─── SUPPLIED DATA

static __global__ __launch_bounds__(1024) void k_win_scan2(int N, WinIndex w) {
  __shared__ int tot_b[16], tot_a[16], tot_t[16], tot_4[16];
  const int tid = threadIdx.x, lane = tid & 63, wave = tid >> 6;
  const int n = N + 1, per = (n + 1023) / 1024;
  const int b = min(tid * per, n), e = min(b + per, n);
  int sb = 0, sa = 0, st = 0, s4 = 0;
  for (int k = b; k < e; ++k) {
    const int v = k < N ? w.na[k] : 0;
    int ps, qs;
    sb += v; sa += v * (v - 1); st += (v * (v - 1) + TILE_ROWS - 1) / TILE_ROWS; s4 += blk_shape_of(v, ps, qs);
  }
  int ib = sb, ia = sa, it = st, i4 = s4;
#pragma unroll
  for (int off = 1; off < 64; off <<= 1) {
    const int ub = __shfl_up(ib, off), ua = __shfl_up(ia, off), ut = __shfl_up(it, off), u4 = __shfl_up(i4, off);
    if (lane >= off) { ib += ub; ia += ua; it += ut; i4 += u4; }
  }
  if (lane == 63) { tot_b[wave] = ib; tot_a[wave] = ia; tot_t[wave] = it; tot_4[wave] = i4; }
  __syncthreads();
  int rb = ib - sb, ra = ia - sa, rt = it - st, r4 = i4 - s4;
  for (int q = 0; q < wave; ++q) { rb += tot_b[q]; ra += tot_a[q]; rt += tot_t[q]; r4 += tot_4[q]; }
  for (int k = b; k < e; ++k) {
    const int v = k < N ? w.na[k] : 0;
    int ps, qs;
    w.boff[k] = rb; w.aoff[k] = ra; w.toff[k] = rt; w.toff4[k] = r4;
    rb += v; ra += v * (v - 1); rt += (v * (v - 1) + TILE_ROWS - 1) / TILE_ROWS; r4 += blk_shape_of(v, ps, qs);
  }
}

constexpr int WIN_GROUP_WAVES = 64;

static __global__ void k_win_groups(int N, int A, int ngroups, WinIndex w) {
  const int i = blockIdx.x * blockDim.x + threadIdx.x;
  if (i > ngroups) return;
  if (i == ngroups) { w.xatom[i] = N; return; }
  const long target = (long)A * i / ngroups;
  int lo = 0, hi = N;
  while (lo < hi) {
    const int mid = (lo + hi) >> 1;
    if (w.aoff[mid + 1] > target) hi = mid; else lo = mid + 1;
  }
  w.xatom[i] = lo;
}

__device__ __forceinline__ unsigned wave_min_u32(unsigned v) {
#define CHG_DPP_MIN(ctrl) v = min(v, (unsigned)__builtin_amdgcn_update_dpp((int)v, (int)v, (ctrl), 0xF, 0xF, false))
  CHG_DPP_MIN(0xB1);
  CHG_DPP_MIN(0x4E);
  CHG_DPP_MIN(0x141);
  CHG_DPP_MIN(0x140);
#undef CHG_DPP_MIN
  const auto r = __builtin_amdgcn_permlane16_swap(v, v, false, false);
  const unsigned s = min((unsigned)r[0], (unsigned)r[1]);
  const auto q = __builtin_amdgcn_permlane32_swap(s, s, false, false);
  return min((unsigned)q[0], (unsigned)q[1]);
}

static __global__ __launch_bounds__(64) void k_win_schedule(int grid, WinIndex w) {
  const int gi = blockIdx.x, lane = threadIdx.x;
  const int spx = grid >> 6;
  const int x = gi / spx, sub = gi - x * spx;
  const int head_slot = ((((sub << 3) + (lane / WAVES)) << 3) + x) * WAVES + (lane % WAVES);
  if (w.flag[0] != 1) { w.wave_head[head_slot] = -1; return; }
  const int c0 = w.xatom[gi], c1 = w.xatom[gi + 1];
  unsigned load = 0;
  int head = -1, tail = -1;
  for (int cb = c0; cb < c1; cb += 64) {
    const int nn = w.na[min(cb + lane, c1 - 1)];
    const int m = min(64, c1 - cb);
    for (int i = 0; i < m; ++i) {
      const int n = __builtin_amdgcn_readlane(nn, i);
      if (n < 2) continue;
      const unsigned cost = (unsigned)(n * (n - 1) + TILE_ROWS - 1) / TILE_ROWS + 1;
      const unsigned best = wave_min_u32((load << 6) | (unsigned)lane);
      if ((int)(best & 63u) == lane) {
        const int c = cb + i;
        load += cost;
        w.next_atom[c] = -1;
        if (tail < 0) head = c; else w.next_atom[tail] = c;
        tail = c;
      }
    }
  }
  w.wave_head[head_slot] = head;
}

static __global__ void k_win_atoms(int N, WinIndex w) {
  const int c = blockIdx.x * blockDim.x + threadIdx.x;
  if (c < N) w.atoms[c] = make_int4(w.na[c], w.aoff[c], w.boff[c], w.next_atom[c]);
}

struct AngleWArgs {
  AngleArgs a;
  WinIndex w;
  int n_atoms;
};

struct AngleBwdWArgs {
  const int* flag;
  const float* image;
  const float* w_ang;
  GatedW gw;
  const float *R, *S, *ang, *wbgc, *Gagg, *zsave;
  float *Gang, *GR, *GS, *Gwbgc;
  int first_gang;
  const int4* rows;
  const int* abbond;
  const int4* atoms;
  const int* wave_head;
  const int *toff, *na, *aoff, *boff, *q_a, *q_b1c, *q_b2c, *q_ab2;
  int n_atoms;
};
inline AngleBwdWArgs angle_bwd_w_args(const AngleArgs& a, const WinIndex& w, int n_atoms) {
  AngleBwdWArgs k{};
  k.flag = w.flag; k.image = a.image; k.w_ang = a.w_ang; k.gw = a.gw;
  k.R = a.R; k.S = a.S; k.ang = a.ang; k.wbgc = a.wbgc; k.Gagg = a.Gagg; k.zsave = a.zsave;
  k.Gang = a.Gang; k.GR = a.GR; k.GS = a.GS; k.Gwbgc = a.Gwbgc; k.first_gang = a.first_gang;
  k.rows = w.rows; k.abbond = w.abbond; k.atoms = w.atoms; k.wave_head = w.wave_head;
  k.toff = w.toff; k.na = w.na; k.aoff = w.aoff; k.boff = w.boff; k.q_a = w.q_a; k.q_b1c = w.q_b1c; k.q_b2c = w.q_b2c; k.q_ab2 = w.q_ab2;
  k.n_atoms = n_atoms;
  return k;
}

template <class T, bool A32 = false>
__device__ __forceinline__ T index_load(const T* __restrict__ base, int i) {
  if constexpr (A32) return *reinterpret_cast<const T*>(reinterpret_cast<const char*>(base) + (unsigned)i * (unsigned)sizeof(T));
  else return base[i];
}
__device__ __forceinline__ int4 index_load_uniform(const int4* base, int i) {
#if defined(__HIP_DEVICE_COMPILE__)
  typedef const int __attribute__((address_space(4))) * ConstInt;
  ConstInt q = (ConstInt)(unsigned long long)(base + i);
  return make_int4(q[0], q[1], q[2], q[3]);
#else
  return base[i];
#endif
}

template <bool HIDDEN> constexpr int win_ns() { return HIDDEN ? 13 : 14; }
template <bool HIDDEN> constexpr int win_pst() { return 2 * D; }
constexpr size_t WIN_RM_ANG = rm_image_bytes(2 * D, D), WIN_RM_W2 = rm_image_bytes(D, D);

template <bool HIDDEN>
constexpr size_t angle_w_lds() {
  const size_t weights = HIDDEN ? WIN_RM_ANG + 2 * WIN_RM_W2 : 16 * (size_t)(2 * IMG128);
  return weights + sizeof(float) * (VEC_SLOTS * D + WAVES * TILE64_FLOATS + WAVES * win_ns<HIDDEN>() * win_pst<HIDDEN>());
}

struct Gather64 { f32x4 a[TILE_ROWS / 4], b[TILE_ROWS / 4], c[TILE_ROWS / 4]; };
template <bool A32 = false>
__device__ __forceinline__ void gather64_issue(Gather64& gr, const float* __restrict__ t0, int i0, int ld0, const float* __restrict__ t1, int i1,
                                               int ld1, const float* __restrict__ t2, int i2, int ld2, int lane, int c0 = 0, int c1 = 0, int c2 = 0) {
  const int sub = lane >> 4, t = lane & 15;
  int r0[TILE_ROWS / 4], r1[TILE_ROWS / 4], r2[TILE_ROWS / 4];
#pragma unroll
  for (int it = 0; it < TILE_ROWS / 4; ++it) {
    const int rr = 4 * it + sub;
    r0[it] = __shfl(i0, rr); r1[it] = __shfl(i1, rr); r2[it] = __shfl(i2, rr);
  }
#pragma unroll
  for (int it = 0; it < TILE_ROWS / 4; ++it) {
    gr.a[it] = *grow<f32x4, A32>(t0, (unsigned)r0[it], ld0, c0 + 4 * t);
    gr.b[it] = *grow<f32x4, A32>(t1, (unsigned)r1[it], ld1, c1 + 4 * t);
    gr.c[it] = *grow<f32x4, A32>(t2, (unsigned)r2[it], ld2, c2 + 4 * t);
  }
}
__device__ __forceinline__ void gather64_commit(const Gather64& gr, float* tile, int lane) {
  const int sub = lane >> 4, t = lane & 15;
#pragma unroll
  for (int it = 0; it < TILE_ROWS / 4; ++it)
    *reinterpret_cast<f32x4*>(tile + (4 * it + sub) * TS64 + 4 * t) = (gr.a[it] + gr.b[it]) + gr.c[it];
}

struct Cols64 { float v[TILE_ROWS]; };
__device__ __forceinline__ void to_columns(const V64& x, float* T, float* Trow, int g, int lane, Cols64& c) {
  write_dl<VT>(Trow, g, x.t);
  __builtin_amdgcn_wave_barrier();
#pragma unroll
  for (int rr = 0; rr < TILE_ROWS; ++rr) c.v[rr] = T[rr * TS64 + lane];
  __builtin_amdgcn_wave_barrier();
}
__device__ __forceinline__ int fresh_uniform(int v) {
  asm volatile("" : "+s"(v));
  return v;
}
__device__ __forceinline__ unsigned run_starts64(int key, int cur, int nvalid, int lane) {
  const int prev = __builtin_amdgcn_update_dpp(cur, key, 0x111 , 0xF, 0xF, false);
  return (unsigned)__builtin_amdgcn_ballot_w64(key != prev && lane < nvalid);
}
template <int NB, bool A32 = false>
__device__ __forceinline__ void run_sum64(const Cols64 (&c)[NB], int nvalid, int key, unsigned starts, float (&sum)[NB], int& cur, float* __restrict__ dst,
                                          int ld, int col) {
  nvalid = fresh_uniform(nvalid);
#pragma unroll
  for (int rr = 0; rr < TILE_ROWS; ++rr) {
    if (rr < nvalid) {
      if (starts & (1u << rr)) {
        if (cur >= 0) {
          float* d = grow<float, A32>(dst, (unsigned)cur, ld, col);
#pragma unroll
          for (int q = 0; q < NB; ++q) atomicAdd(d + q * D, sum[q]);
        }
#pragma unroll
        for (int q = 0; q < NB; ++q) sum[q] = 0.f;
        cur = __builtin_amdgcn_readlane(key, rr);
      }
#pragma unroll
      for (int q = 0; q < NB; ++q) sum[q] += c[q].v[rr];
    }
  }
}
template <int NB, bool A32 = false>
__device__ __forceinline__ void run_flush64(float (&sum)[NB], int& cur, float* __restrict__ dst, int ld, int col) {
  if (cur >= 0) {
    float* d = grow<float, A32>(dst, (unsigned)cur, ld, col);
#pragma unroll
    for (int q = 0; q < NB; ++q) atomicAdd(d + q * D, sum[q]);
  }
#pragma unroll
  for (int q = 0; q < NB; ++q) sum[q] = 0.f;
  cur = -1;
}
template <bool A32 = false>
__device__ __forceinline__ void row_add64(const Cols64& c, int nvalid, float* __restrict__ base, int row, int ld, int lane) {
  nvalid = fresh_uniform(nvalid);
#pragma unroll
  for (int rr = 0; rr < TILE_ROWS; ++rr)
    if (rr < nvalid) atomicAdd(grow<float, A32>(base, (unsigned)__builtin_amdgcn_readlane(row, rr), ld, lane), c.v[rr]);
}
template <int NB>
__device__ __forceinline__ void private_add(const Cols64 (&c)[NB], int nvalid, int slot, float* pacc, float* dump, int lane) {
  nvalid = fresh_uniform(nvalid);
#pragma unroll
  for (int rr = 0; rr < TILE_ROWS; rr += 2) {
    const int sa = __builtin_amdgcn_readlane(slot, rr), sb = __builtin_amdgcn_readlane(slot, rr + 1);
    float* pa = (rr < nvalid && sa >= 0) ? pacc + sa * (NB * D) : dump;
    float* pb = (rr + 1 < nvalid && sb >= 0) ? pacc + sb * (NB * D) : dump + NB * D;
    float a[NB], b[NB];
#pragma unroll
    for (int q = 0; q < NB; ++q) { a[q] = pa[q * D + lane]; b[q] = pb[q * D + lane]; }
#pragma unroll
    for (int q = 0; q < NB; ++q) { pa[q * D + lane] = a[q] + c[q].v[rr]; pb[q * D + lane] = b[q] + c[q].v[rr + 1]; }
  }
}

──────

* YOUR TASK
What you return must be an exact retyping of the lines above starting at the line with "write_dl<VT>(Trow, g, x.t);" and ending at the line with "int fresh_uniform(int v)", and nothing besides.

* YOUR RESPONSE
  write_dl<VT>(Trow, g, x.t);
  __builtin_amdgcn_wave_barrier();
#pragma unroll
  for (int rr = 0; rr < TILE_ROWS; ++rr) c.v[rr] = T[rr * TS64 + lane];
  __builtin_amdgcn_wave_barrier();
}
__device__ __forceinline__ int fresh_uniform(int v) {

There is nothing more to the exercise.